Collected data entries
_SIGS = {
    "copo_ppo_workspace_floats": (C.c_int64, [C.POINTER(PpoCfg)]),
    "copo_ppo_fused_step_f32": (C.c_int, [C.POINTER(PpoCfg)] + [C.c_void_p] * 14 + [C.c_int32, C.c_int32, C.c_void_p,
                                                                                   C.c_int32, C.c_void_p, C.c_void_p]),
    "copo_gather_rows_f32": (C.c_int, [C.POINTER(C.c_void_p), C.POINTER(C.c_void_p), C.POINTER(C.c_int32), C.c_int32, C.c_void_p,
                                       C.c_int64, C.c_void_p]),
    "copo_pack_columns_f32": (C.c_int, [C.POINTER(C.c_void_p), C.POINTER(C.c_int32), C.c_int32, C.c_int64, C.c_void_p, C.c_void_p]),
    "copo_dp_workspace_bytes": (C.c_int64, [C.POINTER(PpoCfg), C.c_int32]),
    "copo_ppo_fused_step_dp_f32": (C.c_int, [C.POINTER(PpoCfg)] + [C.c_void_p] * 13 + [C.c_void_p, C.c_int32, C.c_void_p,
                                                                                      C.POINTER(C.c_void_p), C.c_int32, C.c_int32, C.c_void_p]),
    "copo_dp_status": (C.c_int, [C.c_void_p, C.POINTER(PpoCfg), C.c_int32, C.c_void_p]),
    "copo_transpose_weights_f32": (C.c_int, [C.POINTER(PpoCfg), C.c_void_p, C.c_void_p, C.c_void_p]),
    "copo_mlp_forward_f32": (C.c_int, [C.POINTER(PpoCfg)] + [C.c_void_p] * 4 + [C.c_int64, C.c_int32, C.c_int32] +
                             [C.c_void_p] * 7),
# ... 20 lines not shown
    "copo_fault_obs": (C.c_int, [C.c_void_p] * 2 + [C.c_int32] * 5 + [C.c_void_p] * 2 + [C.c_int32] * 2 + [C.c_void_p] * 2 + [C.c_int32, C.c_void_p,
                                 C.c_uint64, C.c_void_p]),
    "copo_fault_act": (C.c_int, [C.c_void_p] * 3 + [C.c_int32] * 2 + [C.c_void_p] * 2 + [C.c_int32] * 2 + [C.c_void_p] * 2 + [C.c_int32, C.c_void_p,
                                 C.c_uint64, C.c_void_p]),
    "copo_adam_step_f32": (C.c_int, [C.POINTER(PpoCfg)] + [C.c_void_p] * 4 + [C.c_int64] + [C.c_void_p] * 5),
    "copo_meta_grads_f32": (C.c_int, [C.POINTER(PpoCfg)] + [C.c_void_p] * 15),
    "copo_meta_lcf_f64": (C.c_int, [C.c_void_p, C.c_int32, C.c_int32, C.c_int32] + [C.c_void_p] * 4 + [C.c_int32] +
                          [C.c_void_p] * 5),
    "copo_meta_finish_f64": (C.c_int, [C.c_void_p, C.c_void_p, C.c_int64, C.c_void_p, C.c_void_p, C.c_void_p, C.c_void_p, C.c_double,
                                       C.c_void_p, C.c_void_p, C.c_void_p, C.c_void_p, C.c_int32, C.c_void_p]),
    "copo_meta_step_f64": (C.c_int, [C.POINTER(PpoCfg)] + [C.c_void_p] * 13 + [C.c_int32, C.c_int32] + [C.c_void_p] * 5 +
                           [C.c_double, C.c_void_p, C.c_void_p, C.c_int32, C.c_void_p]),
    "copo_episode_metrics": (C.c_int, [C.c_void_p, C.c_void_p, C.c_void_p, C.c_int64, C.c_void_p, C.c_void_p]),
    "copo_plan_epoch": (C.c_int, [C.c_void_p, C.c_void_p, C.c_void_p, C.c_int64, C.c_int32, C.c_int32, C.c_void_p, C.c_int32] +
                        [C.c_void_p] * 5),
    "copo_meta_fold_len": (C.c_int64, [C.POINTER(PpoCfg)]),
    "copo_meta_batch_workspace_floats": (C.c_int64, [C.POINTER(PpoCfg), C.c_int32]),
    "copo_meta_batch_grads_f32": (C.c_int, [C.POINTER(PpoCfg)] + [C.c_void_p] * 8 + [C.c_int32, C.c_int64, C.c_int32] + [C.c_void_p] * 4),
    "copo_meta_batch_dot_f64": (C.c_int, [C.c_void_p, C.c_int64, C.c_int32, C.c_void_p, C.c_void_p, C.c_void_p, C.c_void_p]),
    "copo_meta_rows_workspace_floats": (C.c_int64, [C.POINTER(PpoCfg), C.c_int64]),
    "copo_meta_rows_f32": (C.c_int, [C.POINTER(PpoCfg)] + [C.c_void_p] * 4 + [C.c_int64] + [C.c_void_p] * 3),
    "copo_meta_batch_wgrads_f32": (C.c_int, [C.POINTER(PpoCfg)] + [C.c_void_p] * 5 + [C.c_int64] + [C.c_void_p] * 2 +
                                   [C.c_int32, C.c_int64, C.c_int32] + [C.c_void_p] * 4),
    "copo_meta_rowstat_f32": (C.c_int, [C.POINTER(PpoCfg)] + [C.c_void_p] * 4 + [C.c_int64, C.c_int32, C.c_void_p, C.c_void_p]),
    "copo_meta_batch_lcf_f64": (C.c_int, [C.c_void_p, C.c_int32, C.c_int32, C.c_int32, C.c_void_p, C.c_void_p, C.c_int32] +
                                [C.c_void_p] * 3 + [C.c_int32, C.c_int32] + [C.c_void_p] * 5 + [C.c_double, C.c_void_p, C.c_int32, C.c_int32, C.c_int32, C.c_void_p, C.c_void_p]),
    "copo_version": (C.c_int, []),
    "copo_build_info": (C.c_char_p, []),
    "copo_last_error": (C.c_char_p, []),
    "copo_sim_create": (C.c_int, [C.POINTER(SimCfg), C.c_int, C.POINTER(C.c_void_p)]),
# ... 82 lines not shown
    "copo_recorder_count": (C.c_int, [C.c_void_p, C.POINTER(C.c_int64), C.c_void_p]),
    "copo_recorder_read": (C.c_int, [C.c_void_p, C.c_int32, C.c_int32, C.c_void_p, C.c_void_p]),
    "copo_recorder_episodes": (C.c_int, [C.c_void_p, C.c_void_p, C.c_void_p]),
    "copo_recorder_clear": (C.c_int, [C.c_void_p, C.c_void_p]),
    "copo_recorder_reset": (C.c_int, [C.c_void_p, C.c_void_p]),
    "copo_recorder_destroy": (C.c_int, [C.c_void_p]),
    "copo_neighbours_f32": (C.c_int, [C.c_void_p, C.c_void_p, C.c_void_p, C.c_int32, C.c_int32, C.c_int32, C.c_float,
                                      C.c_float, C.c_void_p, C.c_void_p, C.c_void_p, C.c_void_p, C.c_void_p,
                                      C.c_void_p, C.c_void_p]),
    "copo_gae3_f32": (C.c_int, [C.c_void_p, C.c_void_p, C.c_void_p, C.c_int32, C.c_int32, C.c_int32,
                                C.POINTER(C.c_double), C.c_double, C.c_void_p, C.c_void_p, C.c_void_p]),
    "copo_cc_fuse_mf_f32": (C.c_int, [C.c_void_p] * 5 + [C.c_int32] * 6 + [C.c_void_p, C.c_void_p]),
    "copo_cc_fuse_concat_f32": (C.c_int, [C.c_void_p] * 5 + [C.c_int32] * 7 + [C.c_void_p, C.c_void_p]),
    "copo_lcf_mix_partial_f32": (C.c_int, [C.c_void_p] * 5 + [C.c_int64, C.c_void_p, C.c_void_p, C.c_void_p]),
    "copo_lcf_mix_apply_f32": (C.c_int, [C.c_void_p] * 3 + [C.c_int64, C.c_void_p, C.c_void_p, C.c_void_p, C.c_void_p]),
    "copo_peer_workspace_bytes": (C.c_int64, [C.c_int64, C.c_int32]),
    "copo_peer_alloc": (C.c_int, [C.c_int64, C.POINTER(C.c_void_p)]),
    "copo_peer_free": (C.c_int, [C.c_void_p]),
    "copo_ipc_export": (C.c_int, [C.c_void_p, C.c_char_p]),
    "copo_ipc_open": (C.c_int, [C.c_char_p, C.POINTER(C.c_void_p)]),
    "copo_ipc_close": (C.c_int, [C.c_void_p]),
    "copo_peer_allreduce_sum_f32": (C.c_int, [C.POINTER(C.c_void_p), C.c_int64, C.c_int32, C.c_int32, C.c_void_p]),
    "copo_peer_status": (C.c_int, [C.c_void_p, C.c_int64, C.c_int32, C.c_void_p]),
    "copo_debug_peer_allreduce_all_ranks": (C.c_int, [C.POINTER(C.c_void_p), C.c_int64, C.c_int32, C.c_void_p]),
    "copo_debug_rowpass_stamps": (C.c_int, [C.c_void_p]),
    "copo_debug_wg_times": (C.c_int, [C.c_void_p]),
    "copo_debug_learner_plan": (C.c_int, [C.POINTER(PpoCfg), C.c_int32, C.c_int32, C.c_int64] + [C.c_int32] * 5 + [C.c_void_p, C.c_int32]),
    "copo_debug_learner_kernel": (C.c_char_p, [C.c_int32, C.POINTER(C.c_int32), C.POINTER(C.c_int32)]),
}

■ **Problem details**: Print exactly the lines from the one containing "[C.c_int32] * 7" through the last line of the records above, both included.

■ **Result**:
    "copo_cc_fuse_concat_f32": (C.c_int, [C.c_void_p] * 5 + [C.c_int32] * 7 + [C.c_void_p, C.c_void_p]),
    "copo_lcf_mix_partial_f32": (C.c_int, [C.c_void_p] * 5 + [C.c_int64, C.c_void_p, C.c_void_p, C.c_void_p]),
    "copo_lcf_mix_apply_f32": (C.c_int, [C.c_void_p] * 3 + [C.c_int64, C.c_void_p, C.c_void_p, C.c_void_p, C.c_void_p]),
    "copo_peer_workspace_bytes": (C.c_int64, [C.c_int64, C.c_int32]),
    "copo_peer_alloc": (C.c_int, [C.c_int64, C.POINTER(C.c_void_p)]),
    "copo_peer_free": (C.c_int, [C.c_void_p]),
    "copo_ipc_export": (C.c_int, [C.c_void_p, C.c_char_p]),
    "copo_ipc_open": (C.c_int, [C.c_char_p, C.POINTER(C.c_void_p)]),
    "copo_ipc_close": (C.c_int, [C.c_void_p]),
    "copo_peer_allreduce_sum_f32": (C.c_int, [C.POINTER(C.c_void_p), C.c_int64, C.c_int32, C.c_int32, C.c_void_p]),
    "copo_peer_status": (C.c_int, [C.c_void_p, C.c_int64, C.c_int32, C.c_void_p]),
    "copo_debug_peer_allreduce_all_ranks": (C.c_int, [C.POINTER(C.c_void_p), C.c_int64, C.c_int32, C.c_void_p]),
    "copo_debug_rowpass_stamps": (C.c_int, [C.c_void_p]),
    "copo_debug_wg_times": (C.c_int, [C.c_void_p]),
    "copo_debug_learner_plan": (C.c_int, [C.POINTER(PpoCfg), C.c_int32, C.c_int32, C.c_int64] + [C.c_int32] * 5 + [C.c_void_p, C.c_int32]),
    "copo_debug_learner_kernel": (C.c_char_p, [C.c_int32, C.POINTER(C.c_int32), C.POINTER(C.c_int32)]),
}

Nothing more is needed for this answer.